# HMF Exhausts for 1000's



## jctgumby (Apr 23, 2009)

Pictured are the new HMF exhaust systems for the 1000 'Gade and Outlanders. I don't know if the dual set up will be available for the Outties but is is for the 'Gade and the Swamp Series will also be offered for the 'Gade. The only problem I see is that the 'Gade systems are still sideways in the chassis but I do think it looks better with the sideways dual HMF's as opposed to the sideways stock exhaust.


----------



## Polaris425 (Dec 16, 2004)

cool. I bet its LOUD.


----------



## jctgumby (Apr 23, 2009)

Oh I am sure that it is crazy loud.
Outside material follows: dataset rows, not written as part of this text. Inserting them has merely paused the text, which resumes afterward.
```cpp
template <int CAP>
__device__ __forceinline__ void nbr_plan(const int *__restrict__ hdr, int g, int qa, int fg, int (&rs_)[3], int (&ln_)[3], int (&lo_)[3],
                                         int &total, int &qb, unsigned &rm, bool &overflow, int grouping) {
    total = 0; qb = 3; rm = 7u; overflow = false;
#pragma unroll
    for (int q = 0; q < 3; ++q) {
        const int k = run_of(grouping, g, q);
        rs_[q] = hdr[2 + k];
        ln_[q] = hdr[11 + k] > 0 ? hdr[11 + k] : 0;
    }
    const int ulen = rs_[2] + ln_[2] - rs_[0];
    const bool chain = !grouping && ln_[0] > 0 && ln_[1] > 0 && ln_[2] > 0 && rs_[1] >= rs_[0] && rs_[1] <= rs_[0] + ln_[0] &&
                       rs_[2] >= rs_[1] && rs_[2] <= rs_[1] + ln_[1] && ulen >= ln_[2];
    if (qa == 0 && chain && ulen <= CAP && fg != 1 && fg != 5) {
        lo_[0] = lo_[1] = lo_[2] = -rs_[0];
        total = ulen;
    } else if (qa == 0 && ln_[0] + ln_[1] + ln_[2] <= CAP && fg != 1) {
        lo_[0] = -rs_[0]; lo_[1] = ln_[0] - rs_[1]; lo_[2] = ln_[0] + ln_[1] - rs_[2];
        total = ln_[0] + ln_[1] + ln_[2];
    } else {
        rm = 0u; qb = qa;
#pragma unroll
        for (int q = 0; q < 3; ++q) {
            lo_[q] = INT_MIN;
            if (q >= qa && q == qb && !overflow) {
                if (fg != 1 && total + ln_[q] <= CAP) { lo_[q] = total - rs_[q]; total += ln_[q]; qb = q + 1; rm |= 1u << q; }
                else if (q == qa) { overflow = true; qb = q + 1; rm |= 1u << q; }
            }
        }
    }
}
#ifdef SPH_TIMELINE
#define NBR_STAMP(k) do { if (timeline && threadIdx.x == 0) timeline[(size_t)blockIdx.x * 16 + (k)] = __builtin_readcyclecounter(); } while (0)
#else
#define NBR_STAMP(k) do { } while (0)
#endif
template <class P, int MASKMODE> constexpr int nbr_lds_bytes() {
    return (nbr_tile_cap<P>() + ((MASKMODE == 2 || pass_reuses_masks<P>()) ? 0 : NBR_PAD)) * (16 + (P::HAS_B ? (int)sizeof(typename P::BT) : 0) + (PassC<P>::value ? (int)sizeof(typename PassC<P>::type) : 0)) + 9 * NBR_CS_PITCH * 2 + 64;
}
constexpr int SPH_NBR_WAVES_LIGHT = SPH_FAST ? 6 : 4;
constexpr int SPH_NBR_WAVES_HEAVY = SPH_FAST ? 4 : 3;
template <class P, class = void> struct PassMaxWaves { static constexpr int value = 8; };
template <class P> struct PassMaxWaves<P, decltype((void)P::MAX_WAVES)> { static constexpr int value = P::MAX_WAVES; };
template <class P, int MASKMODE> constexpr int nbr_waves_per_simd() {
    const int w = P::HAS_B ? (pass_is_medium<P>() ? 5 : SPH_NBR_WAVES_HEAVY) : (sizeof(typename P::Own) <= 8 ? SPH_NBR_WAVES_LIGHT : 4);
    return w < PassMaxWaves<P>::value ? w : PassMaxWaves<P>::value;
}
__device__ __forceinline__ int split_lo(int ny, int y) { return ny == 3 ? y : (y == 0 ? 0 : 2); }
__device__ __forceinline__ int split_hi(int ny, int y) { return ny == 3 ? y + 1 : (y == 0 ? 2 : 3); }
template <class P, int MASKMODE>
__global__ void __launch_bounds__(P::BLOCK, (nbr_waves_per_simd<P, MASKMODE>()))
k_nbr_pass(const Consts c, const int *__restrict__ cell_start, const P p, DevScalars *__restrict__ scal,
           int nblocks, unsigned *__restrict__ nbr_mask, unsigned *__restrict__ nbr_mask_hi, int mask_stride,
           const int *__restrict__ blk_hdr, const unsigned char *__restrict__ lane_perm,
           unsigned long long *__restrict__ timeline, const int *__restrict__ stop_flag,
           const int *__restrict__ blk_list, const int *__restrict__ blk_count, const unsigned char *__restrict__ tile_skip) {
    const int stop_now = stop_flag ? *stop_flag : 0;
    const int list_len = blk_list ? *blk_count : INT_MAX;
    const int b_listed = blk_list ? blk_list[blockIdx.x] : 0;
    if (stop_now) return;
    if ((int)blockIdx.x >= list_len) {
        if constexpr (PassPrologue<P>::value) { if (blockIdx.x == 0 && blockIdx.y == 0) p.prologue(scal); }
        return;
    }
    constexpr int BLOCK = P::BLOCK;
    constexpr int CAP = nbr_tile_cap<P>();
    constexpr int NS = (CAP + BLOCK - 1) / BLOCK;
    constexpr int GROUPS = 3, RPG = 3;
    static_assert(P::GROUPS == 3 && BLOCK == 256, "lane permutation is stored as one byte per particle");
    typedef typename P::Own Own;
    typedef typename P::BT BT;
    constexpr int PAD = (MASKMODE == 2 || pass_reuses_masks<P>()) ? 0 : NBR_PAD;
    __shared__ float2 sT[2 * (CAP + PAD)];
    float2 *const sXY = sT;
    float2 *const sZW = sT + (CAP + PAD);
    constexpr int ZW_OFF = (CAP + PAD) * 8;
    __shared__ BT sB[P::HAS_B ? CAP + PAD : 1];
    __shared__ typename PassC<P>::type sC[PassC<P>::value ? CAP + PAD : 1];
    __shared__ unsigned short s_cs[9][NBR_CS_PITCH];
    __shared__ int s_loff[9];

    const int tid = threadIdx.x;
    NBR_STAMP(0);
    const int b = blk_list ? b_listed : xcd_remap(blockIdx.x, nblocks, c.xcd_chunk);
    const int i0 = b * BLOCK;
    const int who_early = lane_perm ? (int)lane_perm[i0 + tid] : tid;
    const int *hdr = blk_hdr + (size_t)b * BLK_HDR_INTS;
    const int cfirst = hdr[0], clast = hdr[1];
    const int skip_tile = tile_skip ? (int)tile_skip[b] : 0;
    const int n_live = live_n(c);
    if constexpr (PassWrench<P>::value) wrench_init_all(p.pose);
    if constexpr (PassPrologue<P>::value) { if (!p.prologue(scal)) return; }
    if (i0 >= n_live) {
        if constexpr (P::HAS_REDUCE) {
            if (tid == 0) {
                const int bs = red_slot(blk_list, b);
                if constexpr (PassSplit<P>::value) {
                    if (gridDim.y > 1) {
                        if (float *o = p.split_out(split_lo((int)gridDim.y, (int)blockIdx.y))) o[bs] = 0.0f;
                        if (gridDim.y == 2 && blockIdx.y == 0) { if (float *o = p.split_out(1)) o[bs] = 0.0f; }
                    } else p.red_out[bs] = 0.0f;
                }
                else p.red_out[bs] = 0.0f;
            }
        }
        return;
    }
    const int who = who_early;
    const int i = i0 + who;
    const bool valid = i < n_live;

    const int span = clast - cfirst;
    bool cs_lds = span >= 0 && span <= NBR_CS_SPAN;
#pragma unroll
    for (int k = 0; k < 9; ++k) cs_lds = cs_lds && hdr[11 + k] < 65536;
    const int ic = valid ? i : i0;
    const unsigned cw = reinterpret_cast<const unsigned *>(blk_hdr + (size_t)((mask_stride + 255) >> 8) * BLK_HDR_INTS)[ic];
    const float4 pi = p.posv[ic];
    Own own;
    bool active = p.begin(c, ic, pi, own) && valid;
    unsigned mk0[3] = {0u, 0u, 0u};
    if (MASKMODE == 2 && pass_mask_pipe<P>()) {
        const int g0 = (PassSplit<P>::value && gridDim.y > 1) ? split_lo((int)gridDim.y, (int)blockIdx.y) : 0;
#pragma unroll
        for (int q = 0; q < 3; ++q) mk0[q] = nbr_mask[(size_t)run_of(c.run_grouping, g0, q) * mask_stride + i];
    }
    typedef typename PassC<P>::type CT;
    const int g_first = (PassSplit<P>::value && gridDim.y > 1) ? split_lo((int)gridDim.y, (int)blockIdx.y) : 0;
    (void)g_first;
    if (cs_lds && tid < NBR_CS_PITCH) {
        const int tc = tid < span + 4 ? tid : span + 3;
        int cs_[9];
#pragma unroll
        for (int k = 0; k < 9; ++k) {
            int cell = cfirst + (k / 3 - 1) * c.ny * c.nz + (k % 3 - 1) * c.nz - 1 + tc;
            cell = cell < 0 ? 0 : (cell > c.G ? c.G : cell);
            cs_[k] = cell_start[cell];
        }
        if (tid < span + 4) {
#pragma unroll
            for (int k = 0; k < 9; ++k) s_cs[k][tid] = (unsigned short)(cs_[k] - hdr[2 + k]);
        }
    }
    const int e0 = (int)(cw & 0xffu);
    const int e1 = e0 + (int)((cw >> 8) & 7u);
    const unsigned dom = cw >> 11;
    if (skip_tile) return;
    if (__syncthreads_or(active ? 1 : 0)) {
        NBR_STAMP(1);
        unsigned npairs = 0;
        const bool is_split = PassSplit<P>::value && gridDim.y > 1;
        const int g_lo = is_split ? split_lo((int)gridDim.y, (int)blockIdx.y) : 0;
        const int g_hi = is_split ? split_hi((int)gridDim.y, (int)blockIdx.y) : GROUPS;
        unsigned mkn[RPG] = {mk0[0], mk0[1], mk0[2]};
#pragma unroll 1
        for (int g = g_lo, qa = 0; g < (c.force_global == 11 ? 0 : g_hi); ) {
            int rs_[RPG], ln_[RPG], lo_[RPG];
            int total, qb;
            unsigned rm;
            bool overflow;
            nbr_plan<CAP>(hdr, g, qa, c.force_global, rs_, ln_, lo_, total, qb, rm, overflow, c.run_grouping);
#define NBR_IN_ROUND(q) ((rm >> (q)) & 1u)
            if (tid < RPG) {
                s_loff[g * RPG + tid] = tid == 0 ? lo_[0] : (tid == 1 ? lo_[1] : lo_[2]);
                if (overflow && tid == qa && (tid == 0 ? ln_[0] : (tid == 1 ? ln_[1] : ln_[2])) > 0) atomicAdd(&scal->fallback[c.stat_bank][b & (SPH_STAT_SLOTS - 1)], 1ull);
            }
            unsigned mk[RPG], mh[RPG] = {0u, 0u, 0u};
            if constexpr (pass_mask_pipe<P>() || MASKMODE != 2) {
#pragma unroll
                for (int q = 0; q < RPG; ++q) mk[q] = mkn[q];
            } else {
#pragma unroll
                for (int q = 0; q < RPG; ++q) mk[q] = nbr_mask[(size_t)run_of(c.run_grouping, g, q) * mask_stride + i];
            }
            constexpr int SB = pass_is_medium<P>() ? (NS > SPH_MEDIUM_SB ? SPH_MEDIUM_SB : NS)
                                                   : ((P::HAS_B && sizeof(BT) >= 16) ? ((PassUsesJ0<P>::value || !SPH_FAST) ? 2 : (SPH_HEAVY_SB < NS ? SPH_HEAVY_SB : NS)) : NS);
            const int n0 = lo_[0] != INT_MIN ? ln_[0] : 0;
            const int n01 = n0 + (lo_[1] != INT_MIN ? ln_[1] : 0);
            const bool stage_now = total > 0 && c.force_global != 10;
            float4 a_[SB];
            BT b_[SB];
            CT c_[SB];
            if (stage_now) {
#pragma unroll
                for (int u = 0; u < SB; ++u) {
                    int t = tid + u * BLOCK;
                    t = t < total ? t : total - 1;
                    const int j = t < n0 ? t - lo_[0] : (t < n01 ? t - lo_[1] : t - lo_[2]);
                    a_[u] = pass_stage(p, c, j, b_[u], c_[u]);
                }
            }
            if (MASKMODE == 2 && pass_mask_pipe<P>()) {
                const int gn = qb >= RPG ? (g + 1 < GROUPS ? g + 1 : g) : g;
#pragma unroll
                for (int q = 0; q < RPG; ++q) mkn[q] = nbr_mask[(size_t)run_of(c.run_grouping, gn, q) * mask_stride + i];
            }
            bool inr[RPG];
            int js_[RPG], m_[RPG];
            bool wide = false, longrun = false;
#pragma unroll
            for (int q = 0; q < RPG; ++q) {
                const int k = run_of(c.run_grouping, g, q);
                inr[q] = NBR_IN_ROUND(q) && active && ((dom >> k) & 1u);
                js_[q] = 0; m_[q] = 0;
                if (inr[q]) {
                    if (cs_lds) {
                        const int o0 = lds_ld_u16(&s_cs[k][e0]);
                        js_[q] = rs_[q] + o0;
                        m_[q] = lds_ld_u16(&s_cs[k][e1]) - o0;
                    } else {
                        float px = pi.x, py = pi.y, pz = pi.z;
                        asm volatile("" : "+v"(px), "+v"(py), "+v"(pz));
                        const int xx = cell_coord_x(c, px) + k / 3 - 1, yy = cell_coord(py, c.grid_size, c.ny) + k % 3 - 1;
                        const int cz = cell_coord_z(c, pz);
                        const int z0 = cz > 0 ? cz - 1 : 0;
                        const int z1 = cz < c.nz - 1 ? cz + 1 : c.nz - 1;
                        const int lin0 = (xx * c.ny + yy) * c.nz + z0;
                        js_[q] = cell_start[lin0];
                        m_[q] = cell_start[lin0 + (z1 - z0) + 1] - js_[q];
                    }
                    wide = wide || m_[q] > 32;
                    longrun = longrun || m_[q] > 64;
                }
                if (MASKMODE == 2 && m_[q] > 32 && c.force_global != 12) mh[q] = nbr_mask_hi[(size_t)k * mask_stride + i];
                if (MASKMODE == 2 && (m_[q] <= 0 || c.force_global == 12)) mk[q] = 0u;
            }
            if (stage_now) {
#pragma unroll
                for (int u = 0; u < SB; ++u) {
                    const int t = tid + u * BLOCK;
                    if (t < total) {
                        sXY[t] = make_float2(a_[u].x, a_[u].y);
                        sZW[t] = make_float2(a_[u].z, a_[u].w);
                        if (P::HAS_B) sB[t] = b_[u];
                        if (PassC<P>::value) sC[t] = c_[u];
                    }
                }
            }
#pragma unroll 1
            for (int u0 = SB; u0 < NS && u0 * BLOCK < total && stage_now; u0 += SB) {
#pragma unroll
                for (int u = 0; u < SB; ++u) {
                    const int t = tid + (u0 + u) * BLOCK;
                    if (t < total) {
                        const int j = t < n0 ? t - lo_[0] : (t < n01 ? t - lo_[1] : t - lo_[2]);
                        a_[u] = pass_stage(p, c, j, b_[u], c_[u]);
                    }
                }
#pragma unroll
                for (int u = 0; u < SB; ++u) {
                    const int t = tid + (u0 + u) * BLOCK;
                    if (t < total) {
                        sXY[t] = make_float2(a_[u].x, a_[u].y);
                        sZW[t] = make_float2(a_[u].z, a_[u].w);
                        if (P::HAS_B) sB[t] = b_[u];
                        if (PassC<P>::value) sC[t] = c_[u];
                    }
                }
            }
            __syncthreads();
            NBR_STAMP(2 + g * 4);
            if (overflow) {
                const int k = run_of(c.run_grouping, g, qa);
                const int rsq = qa == 0 ? rs_[0] : (qa == 1 ? rs_[1] : rs_[2]);
                const int lnq = qa == 0 ? ln_[0] : (qa == 1 ? ln_[1] : ln_[2]);
                const bool in = qa == 0 ? inr[0] : (qa == 1 ? inr[1] : inr[2]);
                const int js = in ? (qa == 0 ? js_[0] : (qa == 1 ? js_[1] : js_[2])) : 0;
                const int m = in ? (qa == 0 ? m_[0] : (qa == 1 ? m_[1] : m_[2])) : 0;
                unsigned long long w01 = 0ull;
#pragma unroll 1
                for (int cs0 = 0; cs0 < lnq; cs0 += CAP) {
                    const int cl = lnq - cs0 < CAP ? lnq - cs0 : CAP;
                    for (int t = tid; t < cl; t += BLOCK) {
                        BT bj; CT cj;
                        const float4 a = pass_stage(p, c, rsq + cs0 + t, bj, cj);
                        sXY[t] = make_float2(a.x, a.y);
                        sZW[t] = make_float2(a.z, a.w);
                        if (P::HAS_B) sB[t] = bj;
                        if (PassC<P>::value) sC[t] = cj;
                    }
                    __syncthreads();
                    process_chunk<ZW_OFF, MASKMODE>(c, p, own, i, pi.x, pi.y, pi.z, js, js + m, rsq + cs0, rsq + cs0 + cl, sXY, sZW, sB, sC, npairs, w01);
                    __syncthreads();
                }
                if (MASKMODE == 1 && in) {
                    nbr_mask[(size_t)k * mask_stride + i] = (unsigned)w01;
                    if (m > 32) nbr_mask_hi[(size_t)k * mask_stride + i] = (unsigned)(w01 >> 32);
                }
            } else if (c.force_global == 4 || __any(longrun)) {
#pragma unroll 1
                for (int q = 0; q < RPG; ++q) {
                    const int k = run_of(c.run_grouping, g, q);
                    const bool in = q == 0 ? inr[0] : (q == 1 ? inr[1] : inr[2]);
                    const int js = in ? (q == 0 ? js_[0] : (q == 1 ? js_[1] : js_[2])) : 0;
                    const int m = in ? (q == 0 ? m_[0] : (q == 1 ? m_[1] : m_[2])) : 0;
                    const int loff = q == 0 ? lo_[0] : (q == 1 ? lo_[1] : lo_[2]);
                    const int cs = loff == INT_MIN ? 0 : -loff;
                    const int ce = loff == INT_MIN ? 0 : cs + total;
                    unsigned long long w01 = 0ull;
                    process_chunk<ZW_OFF, MASKMODE>(c, p, own, i, pi.x, pi.y, pi.z, js, js + m, cs, ce, sXY, sZW, sB, sC, npairs, w01);
                    if (MASKMODE == 1 && in) {
                        nbr_mask[(size_t)k * mask_stride + i] = (unsigned)w01;
                        if (m > 32) nbr_mask_hi[(size_t)k * mask_stride + i] = (unsigned)(w01 >> 32);
                    }
                }
            } else {
                const bool anywide = __any(wide);
                unsigned ab[RPG];
#pragma unroll
                for (int q = 0; q < RPG; ++q) {
                    const int k = run_of(c.run_grouping, g, q);
                    const int base = inr[q] ? js_[q] + lo_[q] : 0;
                    unsigned nm, nh = 0u;
                    if (MASKMODE == 2) {
                        nm = mk[q]; nh = mh[q];
                    } else {
                        const int mlo = m_[q] < 32 ? m_[q] : 32;
                        constexpr bool LEAN1 = pass_reuses_masks<P>();
                        nm = c.force_global == 13 ? 0u : phase1_mask<ZW_OFF, LEAN1>(sXY, base, mlo, pi.x, pi.y, pi.z, c.h2);
                        if (anywide) nh = phase1_mask<ZW_OFF, LEAN1>(sXY, m_[q] > 32 ? base + 32 : 0, m_[q] > 32 ? m_[q] - 32 : 0, pi.x, pi.y, pi.z, c.h2);
                        const unsigned self = (unsigned)(i - js_[q]);
                        if (self < 32u) nm &= ~(1u << self);
                        else if (self < 64u) nh &= ~(1u << (self - 32u));
                        if (MASKMODE == 1 && inr[q]) {
                            nbr_mask[(size_t)k * mask_stride + i] = nm;
                            if (m_[q] > 32) nbr_mask_hi[(size_t)k * mask_stride + i] = nh;
                        }
                    }
// ... 113 lines not shown
```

But I also figure that dual HMF's on that Rotax Beast sounds so awesome!!!


----------



## NMKawierider (Apr 11, 2009)

jctgumby said:


> Oh I am sure that it is crazy loud. But I also figure that dual HMF's on that Rotax Beast sounds so awesome!!!


 
Yeah...now if we could just get a sound clip....


----------



## 2010Bruterider (Jun 20, 2010)

The good thing about the exhaust exiting on the side is that you only go deaf in one ear. Thanks HMF!!!


----------



## jctgumby (Apr 23, 2009)

:haha: LOL :haha:


----------